[Extracted data entries]
-----

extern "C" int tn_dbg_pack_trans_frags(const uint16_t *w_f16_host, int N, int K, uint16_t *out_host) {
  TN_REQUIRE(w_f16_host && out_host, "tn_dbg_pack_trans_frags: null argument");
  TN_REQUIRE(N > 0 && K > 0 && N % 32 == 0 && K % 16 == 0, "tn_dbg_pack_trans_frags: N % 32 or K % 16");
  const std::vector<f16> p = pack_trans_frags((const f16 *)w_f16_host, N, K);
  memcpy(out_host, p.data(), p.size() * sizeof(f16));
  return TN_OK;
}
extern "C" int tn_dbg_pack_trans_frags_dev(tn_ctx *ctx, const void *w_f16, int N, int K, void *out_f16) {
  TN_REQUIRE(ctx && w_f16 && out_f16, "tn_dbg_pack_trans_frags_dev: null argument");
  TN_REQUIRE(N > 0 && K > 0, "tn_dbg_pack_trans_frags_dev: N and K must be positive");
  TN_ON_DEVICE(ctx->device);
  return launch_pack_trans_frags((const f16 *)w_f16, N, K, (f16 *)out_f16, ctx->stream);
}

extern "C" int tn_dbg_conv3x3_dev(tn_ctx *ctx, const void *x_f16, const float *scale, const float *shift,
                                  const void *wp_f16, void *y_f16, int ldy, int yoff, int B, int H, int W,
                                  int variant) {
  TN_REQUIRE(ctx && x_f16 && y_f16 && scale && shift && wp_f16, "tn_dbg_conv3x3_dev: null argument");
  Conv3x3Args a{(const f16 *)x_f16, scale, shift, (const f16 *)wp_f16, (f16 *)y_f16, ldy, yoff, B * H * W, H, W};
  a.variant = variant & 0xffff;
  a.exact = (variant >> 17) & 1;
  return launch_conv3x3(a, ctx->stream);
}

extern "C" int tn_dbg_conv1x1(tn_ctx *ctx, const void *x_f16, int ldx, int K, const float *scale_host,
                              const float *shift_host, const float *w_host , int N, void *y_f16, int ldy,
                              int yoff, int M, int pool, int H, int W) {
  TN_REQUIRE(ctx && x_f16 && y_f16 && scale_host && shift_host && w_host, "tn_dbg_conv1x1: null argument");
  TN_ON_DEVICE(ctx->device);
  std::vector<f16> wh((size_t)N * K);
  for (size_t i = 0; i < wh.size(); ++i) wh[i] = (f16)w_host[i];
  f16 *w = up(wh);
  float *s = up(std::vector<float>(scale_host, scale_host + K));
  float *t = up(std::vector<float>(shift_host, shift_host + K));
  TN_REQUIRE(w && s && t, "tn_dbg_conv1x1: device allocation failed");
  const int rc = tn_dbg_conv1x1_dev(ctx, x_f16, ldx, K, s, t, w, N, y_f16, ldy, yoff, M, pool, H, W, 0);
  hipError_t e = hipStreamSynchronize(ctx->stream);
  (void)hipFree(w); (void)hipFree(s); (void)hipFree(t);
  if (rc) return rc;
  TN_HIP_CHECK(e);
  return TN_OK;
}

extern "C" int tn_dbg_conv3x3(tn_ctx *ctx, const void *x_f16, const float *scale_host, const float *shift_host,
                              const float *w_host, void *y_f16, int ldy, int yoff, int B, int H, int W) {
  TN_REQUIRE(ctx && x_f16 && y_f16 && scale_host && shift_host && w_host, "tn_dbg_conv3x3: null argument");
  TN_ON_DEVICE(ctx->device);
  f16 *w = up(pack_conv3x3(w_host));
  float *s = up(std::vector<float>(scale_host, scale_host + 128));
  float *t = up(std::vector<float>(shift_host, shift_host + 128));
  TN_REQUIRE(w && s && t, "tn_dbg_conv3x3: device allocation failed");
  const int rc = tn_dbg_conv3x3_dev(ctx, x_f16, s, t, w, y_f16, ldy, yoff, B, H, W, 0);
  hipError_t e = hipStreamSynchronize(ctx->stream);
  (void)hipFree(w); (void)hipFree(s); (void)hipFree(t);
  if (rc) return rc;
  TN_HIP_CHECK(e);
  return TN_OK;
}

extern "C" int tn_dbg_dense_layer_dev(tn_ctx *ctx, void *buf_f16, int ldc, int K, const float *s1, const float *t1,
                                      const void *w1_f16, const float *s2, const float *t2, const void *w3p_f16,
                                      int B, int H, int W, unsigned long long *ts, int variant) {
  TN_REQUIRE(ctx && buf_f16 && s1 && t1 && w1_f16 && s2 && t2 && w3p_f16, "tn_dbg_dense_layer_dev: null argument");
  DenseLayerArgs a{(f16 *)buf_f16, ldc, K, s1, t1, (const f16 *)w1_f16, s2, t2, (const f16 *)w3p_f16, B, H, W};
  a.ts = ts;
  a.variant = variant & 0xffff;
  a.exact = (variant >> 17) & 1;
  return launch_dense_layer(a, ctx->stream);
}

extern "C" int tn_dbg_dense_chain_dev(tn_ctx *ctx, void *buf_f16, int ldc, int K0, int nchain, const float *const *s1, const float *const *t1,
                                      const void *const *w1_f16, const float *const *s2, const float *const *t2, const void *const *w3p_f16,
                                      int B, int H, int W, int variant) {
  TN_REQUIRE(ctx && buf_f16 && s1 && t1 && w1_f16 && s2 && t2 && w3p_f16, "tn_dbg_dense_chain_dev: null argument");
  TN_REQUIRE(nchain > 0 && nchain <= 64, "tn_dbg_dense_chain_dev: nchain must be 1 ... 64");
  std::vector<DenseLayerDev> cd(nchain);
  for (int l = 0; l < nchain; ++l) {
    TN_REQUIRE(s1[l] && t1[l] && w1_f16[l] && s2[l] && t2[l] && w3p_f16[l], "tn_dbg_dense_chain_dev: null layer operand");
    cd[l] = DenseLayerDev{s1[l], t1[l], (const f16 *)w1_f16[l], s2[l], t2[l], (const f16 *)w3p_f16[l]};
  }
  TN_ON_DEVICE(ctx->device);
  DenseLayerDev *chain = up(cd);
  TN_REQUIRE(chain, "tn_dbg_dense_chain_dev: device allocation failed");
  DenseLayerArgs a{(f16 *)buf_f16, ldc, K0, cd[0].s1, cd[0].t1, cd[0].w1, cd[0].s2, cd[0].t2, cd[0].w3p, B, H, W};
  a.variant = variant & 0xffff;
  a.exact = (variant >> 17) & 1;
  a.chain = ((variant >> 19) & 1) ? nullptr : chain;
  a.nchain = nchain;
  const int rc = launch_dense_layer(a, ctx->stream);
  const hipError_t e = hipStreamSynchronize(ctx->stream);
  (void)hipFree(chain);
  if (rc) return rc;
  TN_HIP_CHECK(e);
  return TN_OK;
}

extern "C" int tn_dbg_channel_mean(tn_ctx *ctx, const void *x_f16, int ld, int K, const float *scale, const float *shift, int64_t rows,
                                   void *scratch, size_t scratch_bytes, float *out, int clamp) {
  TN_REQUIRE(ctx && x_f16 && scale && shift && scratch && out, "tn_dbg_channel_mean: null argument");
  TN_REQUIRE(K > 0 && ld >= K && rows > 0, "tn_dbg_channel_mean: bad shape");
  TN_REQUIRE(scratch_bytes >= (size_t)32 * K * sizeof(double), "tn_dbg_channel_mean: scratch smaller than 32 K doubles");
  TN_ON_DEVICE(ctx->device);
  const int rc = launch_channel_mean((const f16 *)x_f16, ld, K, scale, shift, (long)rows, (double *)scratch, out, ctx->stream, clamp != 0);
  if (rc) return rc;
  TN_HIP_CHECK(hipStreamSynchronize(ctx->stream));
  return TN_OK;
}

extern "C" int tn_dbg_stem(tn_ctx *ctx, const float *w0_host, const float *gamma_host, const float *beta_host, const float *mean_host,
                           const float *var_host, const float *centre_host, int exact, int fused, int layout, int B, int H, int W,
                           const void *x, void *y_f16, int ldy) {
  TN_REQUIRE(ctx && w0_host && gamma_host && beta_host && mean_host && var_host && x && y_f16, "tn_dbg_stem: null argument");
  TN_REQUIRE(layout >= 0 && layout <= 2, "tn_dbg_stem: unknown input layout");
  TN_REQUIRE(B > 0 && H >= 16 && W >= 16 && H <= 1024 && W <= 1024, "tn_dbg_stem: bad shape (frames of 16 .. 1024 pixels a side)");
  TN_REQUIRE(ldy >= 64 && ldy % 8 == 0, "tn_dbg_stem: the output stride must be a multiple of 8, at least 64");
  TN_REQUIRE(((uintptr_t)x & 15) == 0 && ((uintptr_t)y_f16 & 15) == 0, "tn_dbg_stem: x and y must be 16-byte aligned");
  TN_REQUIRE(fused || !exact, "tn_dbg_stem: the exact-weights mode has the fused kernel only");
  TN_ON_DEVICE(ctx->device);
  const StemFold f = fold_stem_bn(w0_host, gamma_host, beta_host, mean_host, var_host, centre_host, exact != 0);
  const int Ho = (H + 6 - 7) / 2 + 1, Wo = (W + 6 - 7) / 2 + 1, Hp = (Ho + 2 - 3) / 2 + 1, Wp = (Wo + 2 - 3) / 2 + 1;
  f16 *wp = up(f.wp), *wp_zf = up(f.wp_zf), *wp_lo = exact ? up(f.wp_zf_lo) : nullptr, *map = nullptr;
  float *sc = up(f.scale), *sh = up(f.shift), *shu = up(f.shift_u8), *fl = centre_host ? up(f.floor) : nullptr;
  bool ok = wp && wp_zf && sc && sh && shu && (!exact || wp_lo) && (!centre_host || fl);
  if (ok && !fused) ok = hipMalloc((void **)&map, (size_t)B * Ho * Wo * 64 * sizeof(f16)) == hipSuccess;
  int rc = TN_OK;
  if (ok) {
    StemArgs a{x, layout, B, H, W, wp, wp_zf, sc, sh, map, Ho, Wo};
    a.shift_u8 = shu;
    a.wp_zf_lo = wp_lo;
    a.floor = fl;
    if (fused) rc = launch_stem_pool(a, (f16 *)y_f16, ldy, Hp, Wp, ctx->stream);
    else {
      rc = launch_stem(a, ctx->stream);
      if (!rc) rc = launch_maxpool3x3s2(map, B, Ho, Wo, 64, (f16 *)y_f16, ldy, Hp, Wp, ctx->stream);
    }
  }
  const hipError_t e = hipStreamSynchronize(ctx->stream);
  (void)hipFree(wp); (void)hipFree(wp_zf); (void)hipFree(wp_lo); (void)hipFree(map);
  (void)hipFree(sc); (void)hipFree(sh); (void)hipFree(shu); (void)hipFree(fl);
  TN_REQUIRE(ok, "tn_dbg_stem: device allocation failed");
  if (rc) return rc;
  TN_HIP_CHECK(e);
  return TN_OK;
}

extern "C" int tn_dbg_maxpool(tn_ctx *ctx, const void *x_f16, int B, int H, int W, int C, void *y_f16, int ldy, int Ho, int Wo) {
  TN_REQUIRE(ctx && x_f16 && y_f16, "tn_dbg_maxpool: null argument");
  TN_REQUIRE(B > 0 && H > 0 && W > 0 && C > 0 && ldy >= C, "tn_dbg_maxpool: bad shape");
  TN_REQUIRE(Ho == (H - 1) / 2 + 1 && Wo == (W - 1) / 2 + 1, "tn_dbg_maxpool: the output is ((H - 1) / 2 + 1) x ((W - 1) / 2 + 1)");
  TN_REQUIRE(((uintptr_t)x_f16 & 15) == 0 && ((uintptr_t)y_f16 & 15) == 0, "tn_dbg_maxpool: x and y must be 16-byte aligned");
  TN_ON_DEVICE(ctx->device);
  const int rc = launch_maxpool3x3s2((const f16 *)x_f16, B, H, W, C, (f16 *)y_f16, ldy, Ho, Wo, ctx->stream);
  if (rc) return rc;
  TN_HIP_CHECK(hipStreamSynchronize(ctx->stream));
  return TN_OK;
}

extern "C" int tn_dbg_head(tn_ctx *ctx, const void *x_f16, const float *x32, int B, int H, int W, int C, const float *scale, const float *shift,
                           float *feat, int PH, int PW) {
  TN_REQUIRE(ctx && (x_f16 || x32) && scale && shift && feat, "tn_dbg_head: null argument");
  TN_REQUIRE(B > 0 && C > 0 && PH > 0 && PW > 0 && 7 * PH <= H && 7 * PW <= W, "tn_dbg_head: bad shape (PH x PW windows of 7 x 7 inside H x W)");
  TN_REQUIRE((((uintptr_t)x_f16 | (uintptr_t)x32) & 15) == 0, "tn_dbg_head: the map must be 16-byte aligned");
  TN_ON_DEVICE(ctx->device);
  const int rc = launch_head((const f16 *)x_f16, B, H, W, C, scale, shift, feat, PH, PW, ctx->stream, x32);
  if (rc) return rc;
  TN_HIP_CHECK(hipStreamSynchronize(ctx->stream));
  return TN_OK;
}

-----

> **Task requirements**: I'd like an exact copy of the lines above, from the very first one through the line that contains "TN_REQUIRE(N > 0 && K > 0 &&", with nothing else added.

> **Output**:
extern "C" int tn_dbg_pack_trans_frags(const uint16_t *w_f16_host, int N, int K, uint16_t *out_host) {
  TN_REQUIRE(w_f16_host && out_host, "tn_dbg_pack_trans_frags: null argument");
  TN_REQUIRE(N > 0 && K > 0 && N % 32 == 0 && K % 16 == 0, "tn_dbg_pack_trans_frags: N % 32 or K % 16");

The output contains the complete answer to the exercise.